=== MATERIAL SUPPLIED ===

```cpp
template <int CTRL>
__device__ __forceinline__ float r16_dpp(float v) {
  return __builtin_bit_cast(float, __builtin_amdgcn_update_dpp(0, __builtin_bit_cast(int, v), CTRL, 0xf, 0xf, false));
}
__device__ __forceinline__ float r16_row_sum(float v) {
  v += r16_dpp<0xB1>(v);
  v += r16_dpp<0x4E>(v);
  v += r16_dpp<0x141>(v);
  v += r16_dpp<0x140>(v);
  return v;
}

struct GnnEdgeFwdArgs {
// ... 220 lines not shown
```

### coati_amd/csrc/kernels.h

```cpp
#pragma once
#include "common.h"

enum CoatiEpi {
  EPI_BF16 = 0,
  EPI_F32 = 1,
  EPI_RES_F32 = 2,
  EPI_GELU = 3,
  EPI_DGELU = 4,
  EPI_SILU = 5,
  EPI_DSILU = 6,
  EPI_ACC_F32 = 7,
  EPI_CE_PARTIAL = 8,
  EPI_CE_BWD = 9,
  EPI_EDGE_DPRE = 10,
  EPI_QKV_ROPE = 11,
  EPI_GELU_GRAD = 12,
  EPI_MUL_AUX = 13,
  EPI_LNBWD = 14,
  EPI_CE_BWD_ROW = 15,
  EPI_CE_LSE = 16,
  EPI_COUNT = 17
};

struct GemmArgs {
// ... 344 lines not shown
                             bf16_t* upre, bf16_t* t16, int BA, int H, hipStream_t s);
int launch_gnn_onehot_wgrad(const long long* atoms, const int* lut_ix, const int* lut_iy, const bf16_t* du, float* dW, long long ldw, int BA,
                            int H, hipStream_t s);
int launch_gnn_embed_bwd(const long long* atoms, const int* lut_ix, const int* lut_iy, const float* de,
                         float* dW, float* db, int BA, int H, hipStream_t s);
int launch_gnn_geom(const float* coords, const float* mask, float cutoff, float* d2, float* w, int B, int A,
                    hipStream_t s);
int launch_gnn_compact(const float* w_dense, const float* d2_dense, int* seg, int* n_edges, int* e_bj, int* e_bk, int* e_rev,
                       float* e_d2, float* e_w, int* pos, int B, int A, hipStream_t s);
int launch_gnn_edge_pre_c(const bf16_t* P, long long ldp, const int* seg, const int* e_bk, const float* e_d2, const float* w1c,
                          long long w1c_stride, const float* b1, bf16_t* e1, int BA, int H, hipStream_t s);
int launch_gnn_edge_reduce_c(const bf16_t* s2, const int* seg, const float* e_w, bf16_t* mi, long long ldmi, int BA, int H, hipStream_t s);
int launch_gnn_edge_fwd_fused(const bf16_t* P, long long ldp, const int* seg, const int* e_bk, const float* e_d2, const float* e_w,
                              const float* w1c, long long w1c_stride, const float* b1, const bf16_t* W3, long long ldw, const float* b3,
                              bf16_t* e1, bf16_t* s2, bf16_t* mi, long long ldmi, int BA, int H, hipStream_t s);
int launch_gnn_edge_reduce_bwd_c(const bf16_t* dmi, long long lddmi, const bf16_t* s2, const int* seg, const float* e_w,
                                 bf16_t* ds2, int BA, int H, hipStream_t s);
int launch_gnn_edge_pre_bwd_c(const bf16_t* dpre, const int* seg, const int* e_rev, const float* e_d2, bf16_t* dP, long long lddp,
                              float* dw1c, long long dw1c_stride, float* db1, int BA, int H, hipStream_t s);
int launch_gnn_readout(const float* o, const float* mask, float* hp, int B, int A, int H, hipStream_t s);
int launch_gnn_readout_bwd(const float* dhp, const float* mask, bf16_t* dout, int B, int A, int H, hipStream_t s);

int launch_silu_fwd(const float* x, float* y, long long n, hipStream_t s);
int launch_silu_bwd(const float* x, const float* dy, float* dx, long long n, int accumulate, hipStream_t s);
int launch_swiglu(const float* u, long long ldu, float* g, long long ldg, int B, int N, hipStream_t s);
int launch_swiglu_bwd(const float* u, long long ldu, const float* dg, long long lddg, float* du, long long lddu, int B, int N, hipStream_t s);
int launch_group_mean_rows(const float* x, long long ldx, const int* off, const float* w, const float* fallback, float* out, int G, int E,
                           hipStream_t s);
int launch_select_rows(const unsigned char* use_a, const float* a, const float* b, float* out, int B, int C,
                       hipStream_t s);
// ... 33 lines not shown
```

===

Of the entries above, how many lines hold the word "shown"? Give back only that number.

3